**Task prompt**
Could you filter the records below and keep only the lines with the word "SplitInputs"?

**Extracted information**
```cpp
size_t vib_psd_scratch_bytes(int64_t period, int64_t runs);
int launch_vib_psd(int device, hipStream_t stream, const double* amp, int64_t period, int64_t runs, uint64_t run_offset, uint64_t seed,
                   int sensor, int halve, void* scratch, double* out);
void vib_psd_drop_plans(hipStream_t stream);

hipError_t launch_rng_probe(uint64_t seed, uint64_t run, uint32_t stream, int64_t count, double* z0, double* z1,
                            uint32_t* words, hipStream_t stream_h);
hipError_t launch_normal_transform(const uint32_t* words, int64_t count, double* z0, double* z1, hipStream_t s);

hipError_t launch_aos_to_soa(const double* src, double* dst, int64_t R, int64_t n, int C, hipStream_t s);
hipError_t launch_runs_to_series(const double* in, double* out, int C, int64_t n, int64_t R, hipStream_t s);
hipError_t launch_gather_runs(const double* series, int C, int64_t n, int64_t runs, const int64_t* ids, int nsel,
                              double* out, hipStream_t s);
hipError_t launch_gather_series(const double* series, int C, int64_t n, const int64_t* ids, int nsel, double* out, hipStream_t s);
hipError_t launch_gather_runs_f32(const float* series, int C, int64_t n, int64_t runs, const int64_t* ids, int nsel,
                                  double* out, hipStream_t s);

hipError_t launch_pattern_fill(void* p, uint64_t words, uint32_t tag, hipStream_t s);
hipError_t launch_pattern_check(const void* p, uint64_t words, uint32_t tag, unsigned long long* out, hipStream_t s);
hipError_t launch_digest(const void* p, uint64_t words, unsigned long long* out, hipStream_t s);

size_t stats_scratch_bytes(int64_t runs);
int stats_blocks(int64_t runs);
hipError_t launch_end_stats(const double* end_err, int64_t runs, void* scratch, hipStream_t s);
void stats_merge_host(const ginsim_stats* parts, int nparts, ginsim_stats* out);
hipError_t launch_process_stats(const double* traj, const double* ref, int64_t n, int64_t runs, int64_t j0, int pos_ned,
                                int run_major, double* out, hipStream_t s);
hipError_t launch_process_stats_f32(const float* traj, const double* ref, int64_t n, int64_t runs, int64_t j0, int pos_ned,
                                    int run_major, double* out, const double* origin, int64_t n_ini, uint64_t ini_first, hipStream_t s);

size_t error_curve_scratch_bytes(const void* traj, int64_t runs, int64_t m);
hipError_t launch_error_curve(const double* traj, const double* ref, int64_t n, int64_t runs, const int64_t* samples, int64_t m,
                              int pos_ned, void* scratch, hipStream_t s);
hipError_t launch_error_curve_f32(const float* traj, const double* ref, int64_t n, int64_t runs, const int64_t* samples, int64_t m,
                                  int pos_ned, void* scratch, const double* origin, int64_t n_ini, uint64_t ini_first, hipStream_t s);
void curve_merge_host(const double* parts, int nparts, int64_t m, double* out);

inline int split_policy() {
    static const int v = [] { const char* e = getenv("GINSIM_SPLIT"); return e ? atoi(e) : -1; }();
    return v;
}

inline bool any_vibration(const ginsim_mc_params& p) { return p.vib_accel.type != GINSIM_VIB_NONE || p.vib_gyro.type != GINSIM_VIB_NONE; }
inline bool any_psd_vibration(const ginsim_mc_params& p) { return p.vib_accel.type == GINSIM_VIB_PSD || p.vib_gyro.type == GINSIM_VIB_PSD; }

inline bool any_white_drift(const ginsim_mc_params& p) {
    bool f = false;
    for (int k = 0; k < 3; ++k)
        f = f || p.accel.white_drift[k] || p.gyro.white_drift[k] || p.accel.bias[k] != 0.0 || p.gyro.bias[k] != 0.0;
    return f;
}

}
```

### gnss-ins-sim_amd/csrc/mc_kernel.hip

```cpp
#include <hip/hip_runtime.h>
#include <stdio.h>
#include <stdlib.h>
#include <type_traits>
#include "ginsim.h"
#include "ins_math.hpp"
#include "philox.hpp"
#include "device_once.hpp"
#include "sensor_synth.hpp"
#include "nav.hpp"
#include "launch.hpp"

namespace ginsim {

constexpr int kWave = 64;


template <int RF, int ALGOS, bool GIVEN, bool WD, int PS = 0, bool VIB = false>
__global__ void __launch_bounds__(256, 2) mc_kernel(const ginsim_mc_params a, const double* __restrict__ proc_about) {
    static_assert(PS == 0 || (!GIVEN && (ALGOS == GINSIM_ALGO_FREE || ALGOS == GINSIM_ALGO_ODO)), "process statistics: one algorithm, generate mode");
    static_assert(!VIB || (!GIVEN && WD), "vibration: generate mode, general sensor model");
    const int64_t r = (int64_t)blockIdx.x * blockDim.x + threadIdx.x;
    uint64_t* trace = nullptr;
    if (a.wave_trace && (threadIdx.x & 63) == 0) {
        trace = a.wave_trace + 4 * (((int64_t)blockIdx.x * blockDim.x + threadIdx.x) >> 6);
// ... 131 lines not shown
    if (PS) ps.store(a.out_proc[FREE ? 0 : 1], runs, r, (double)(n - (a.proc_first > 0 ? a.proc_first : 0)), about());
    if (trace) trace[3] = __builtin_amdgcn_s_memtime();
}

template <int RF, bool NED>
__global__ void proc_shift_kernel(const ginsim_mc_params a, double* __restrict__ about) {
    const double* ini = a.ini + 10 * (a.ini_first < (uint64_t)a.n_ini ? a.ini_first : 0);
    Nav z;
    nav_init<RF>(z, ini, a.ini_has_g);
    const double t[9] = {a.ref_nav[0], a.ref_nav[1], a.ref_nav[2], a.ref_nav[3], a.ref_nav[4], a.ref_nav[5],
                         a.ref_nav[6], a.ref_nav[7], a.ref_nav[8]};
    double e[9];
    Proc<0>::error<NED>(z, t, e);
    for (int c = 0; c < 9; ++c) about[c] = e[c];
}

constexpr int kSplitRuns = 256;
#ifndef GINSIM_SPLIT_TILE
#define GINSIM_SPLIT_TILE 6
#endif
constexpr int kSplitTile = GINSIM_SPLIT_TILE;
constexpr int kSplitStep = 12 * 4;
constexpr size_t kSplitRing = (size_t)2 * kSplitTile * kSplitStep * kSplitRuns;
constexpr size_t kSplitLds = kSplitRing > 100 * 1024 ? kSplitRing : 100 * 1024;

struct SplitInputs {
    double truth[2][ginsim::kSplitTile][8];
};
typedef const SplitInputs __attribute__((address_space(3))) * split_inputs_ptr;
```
* * *
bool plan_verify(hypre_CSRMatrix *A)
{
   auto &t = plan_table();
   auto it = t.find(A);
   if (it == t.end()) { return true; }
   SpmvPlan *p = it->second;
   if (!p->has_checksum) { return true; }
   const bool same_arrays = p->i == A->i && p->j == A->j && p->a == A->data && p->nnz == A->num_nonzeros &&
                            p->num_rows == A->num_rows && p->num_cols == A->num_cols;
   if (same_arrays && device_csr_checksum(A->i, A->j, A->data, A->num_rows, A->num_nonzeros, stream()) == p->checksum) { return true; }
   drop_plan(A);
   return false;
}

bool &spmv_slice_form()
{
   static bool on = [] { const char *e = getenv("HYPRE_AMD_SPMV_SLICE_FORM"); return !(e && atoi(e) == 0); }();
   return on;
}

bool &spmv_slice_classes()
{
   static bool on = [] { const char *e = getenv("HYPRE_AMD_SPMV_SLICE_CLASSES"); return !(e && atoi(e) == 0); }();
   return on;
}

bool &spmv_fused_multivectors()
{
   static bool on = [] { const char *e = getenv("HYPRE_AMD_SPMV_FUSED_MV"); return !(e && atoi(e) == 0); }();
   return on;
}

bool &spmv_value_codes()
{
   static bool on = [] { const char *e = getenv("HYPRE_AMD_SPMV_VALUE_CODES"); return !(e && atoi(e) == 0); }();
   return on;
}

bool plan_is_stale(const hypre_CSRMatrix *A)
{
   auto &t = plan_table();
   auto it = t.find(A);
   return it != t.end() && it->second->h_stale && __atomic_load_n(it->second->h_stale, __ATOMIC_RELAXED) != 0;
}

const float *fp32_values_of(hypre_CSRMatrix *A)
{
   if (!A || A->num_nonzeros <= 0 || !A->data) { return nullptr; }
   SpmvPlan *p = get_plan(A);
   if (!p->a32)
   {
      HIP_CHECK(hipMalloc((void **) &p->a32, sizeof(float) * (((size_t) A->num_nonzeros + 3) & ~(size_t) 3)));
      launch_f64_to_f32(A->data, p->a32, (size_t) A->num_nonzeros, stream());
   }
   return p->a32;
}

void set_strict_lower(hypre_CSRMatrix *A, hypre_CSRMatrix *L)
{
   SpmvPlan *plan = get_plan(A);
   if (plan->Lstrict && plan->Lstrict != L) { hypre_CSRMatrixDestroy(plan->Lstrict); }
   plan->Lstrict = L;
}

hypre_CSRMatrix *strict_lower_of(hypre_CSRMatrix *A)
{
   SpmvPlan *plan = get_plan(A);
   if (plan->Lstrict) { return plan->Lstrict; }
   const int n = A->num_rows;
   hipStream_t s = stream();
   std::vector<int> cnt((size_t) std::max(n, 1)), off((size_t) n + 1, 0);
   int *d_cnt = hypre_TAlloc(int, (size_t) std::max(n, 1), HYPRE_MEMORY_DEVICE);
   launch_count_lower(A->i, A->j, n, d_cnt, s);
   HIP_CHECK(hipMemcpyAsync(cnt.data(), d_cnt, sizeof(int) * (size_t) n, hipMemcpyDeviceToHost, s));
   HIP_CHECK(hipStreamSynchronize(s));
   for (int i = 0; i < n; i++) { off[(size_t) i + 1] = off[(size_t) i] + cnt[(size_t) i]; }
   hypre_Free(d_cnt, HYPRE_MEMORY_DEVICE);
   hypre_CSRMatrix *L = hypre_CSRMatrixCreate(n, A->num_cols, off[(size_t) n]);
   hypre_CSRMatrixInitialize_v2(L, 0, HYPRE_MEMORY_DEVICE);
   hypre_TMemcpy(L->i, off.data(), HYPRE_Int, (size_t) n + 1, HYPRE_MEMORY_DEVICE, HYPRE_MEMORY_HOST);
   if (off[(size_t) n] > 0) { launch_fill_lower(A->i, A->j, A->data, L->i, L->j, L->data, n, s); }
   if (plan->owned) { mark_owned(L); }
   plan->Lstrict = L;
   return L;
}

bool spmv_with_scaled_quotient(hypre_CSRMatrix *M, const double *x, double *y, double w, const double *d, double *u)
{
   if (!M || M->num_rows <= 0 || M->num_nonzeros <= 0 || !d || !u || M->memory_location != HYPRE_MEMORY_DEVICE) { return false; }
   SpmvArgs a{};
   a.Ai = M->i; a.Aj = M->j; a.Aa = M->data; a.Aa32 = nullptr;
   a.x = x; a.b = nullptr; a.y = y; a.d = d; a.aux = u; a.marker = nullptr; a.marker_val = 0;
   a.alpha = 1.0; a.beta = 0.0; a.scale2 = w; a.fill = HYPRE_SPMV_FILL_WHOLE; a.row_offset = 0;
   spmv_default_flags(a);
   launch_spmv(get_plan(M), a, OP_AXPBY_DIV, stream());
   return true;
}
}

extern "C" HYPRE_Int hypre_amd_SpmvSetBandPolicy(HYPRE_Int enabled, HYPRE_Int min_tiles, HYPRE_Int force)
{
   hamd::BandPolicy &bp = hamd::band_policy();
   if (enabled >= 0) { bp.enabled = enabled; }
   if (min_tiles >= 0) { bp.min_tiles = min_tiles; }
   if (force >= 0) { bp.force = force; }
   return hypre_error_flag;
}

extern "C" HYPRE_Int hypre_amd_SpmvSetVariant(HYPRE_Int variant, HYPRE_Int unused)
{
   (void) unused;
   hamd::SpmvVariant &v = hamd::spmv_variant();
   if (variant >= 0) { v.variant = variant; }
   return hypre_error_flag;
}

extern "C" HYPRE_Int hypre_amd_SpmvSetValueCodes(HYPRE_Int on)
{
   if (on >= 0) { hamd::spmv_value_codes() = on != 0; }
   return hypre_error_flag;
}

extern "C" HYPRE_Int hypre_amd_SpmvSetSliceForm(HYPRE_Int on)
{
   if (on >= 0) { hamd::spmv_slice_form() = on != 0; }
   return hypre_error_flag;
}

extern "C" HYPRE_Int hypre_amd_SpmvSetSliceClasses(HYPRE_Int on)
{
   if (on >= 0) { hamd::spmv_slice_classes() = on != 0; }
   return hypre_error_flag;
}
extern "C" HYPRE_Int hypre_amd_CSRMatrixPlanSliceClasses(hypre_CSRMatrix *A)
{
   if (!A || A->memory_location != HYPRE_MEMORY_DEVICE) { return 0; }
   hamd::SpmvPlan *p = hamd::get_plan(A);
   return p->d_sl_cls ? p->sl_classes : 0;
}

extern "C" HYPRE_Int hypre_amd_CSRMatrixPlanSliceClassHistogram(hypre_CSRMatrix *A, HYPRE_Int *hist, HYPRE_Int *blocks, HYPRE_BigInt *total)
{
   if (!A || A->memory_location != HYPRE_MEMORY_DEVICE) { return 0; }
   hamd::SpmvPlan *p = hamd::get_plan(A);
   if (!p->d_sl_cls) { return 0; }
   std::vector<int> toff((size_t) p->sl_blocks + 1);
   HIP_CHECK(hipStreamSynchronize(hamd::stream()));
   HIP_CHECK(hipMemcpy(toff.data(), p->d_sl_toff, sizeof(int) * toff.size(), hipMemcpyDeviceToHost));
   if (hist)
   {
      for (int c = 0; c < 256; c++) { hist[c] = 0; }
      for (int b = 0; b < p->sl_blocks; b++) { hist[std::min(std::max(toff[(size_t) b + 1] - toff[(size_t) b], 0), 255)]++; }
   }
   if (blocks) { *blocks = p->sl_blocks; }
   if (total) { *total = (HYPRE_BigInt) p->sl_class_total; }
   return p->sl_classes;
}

**Problem solution**
struct SplitInputs {
typedef const SplitInputs __attribute__((address_space(3))) * split_inputs_ptr;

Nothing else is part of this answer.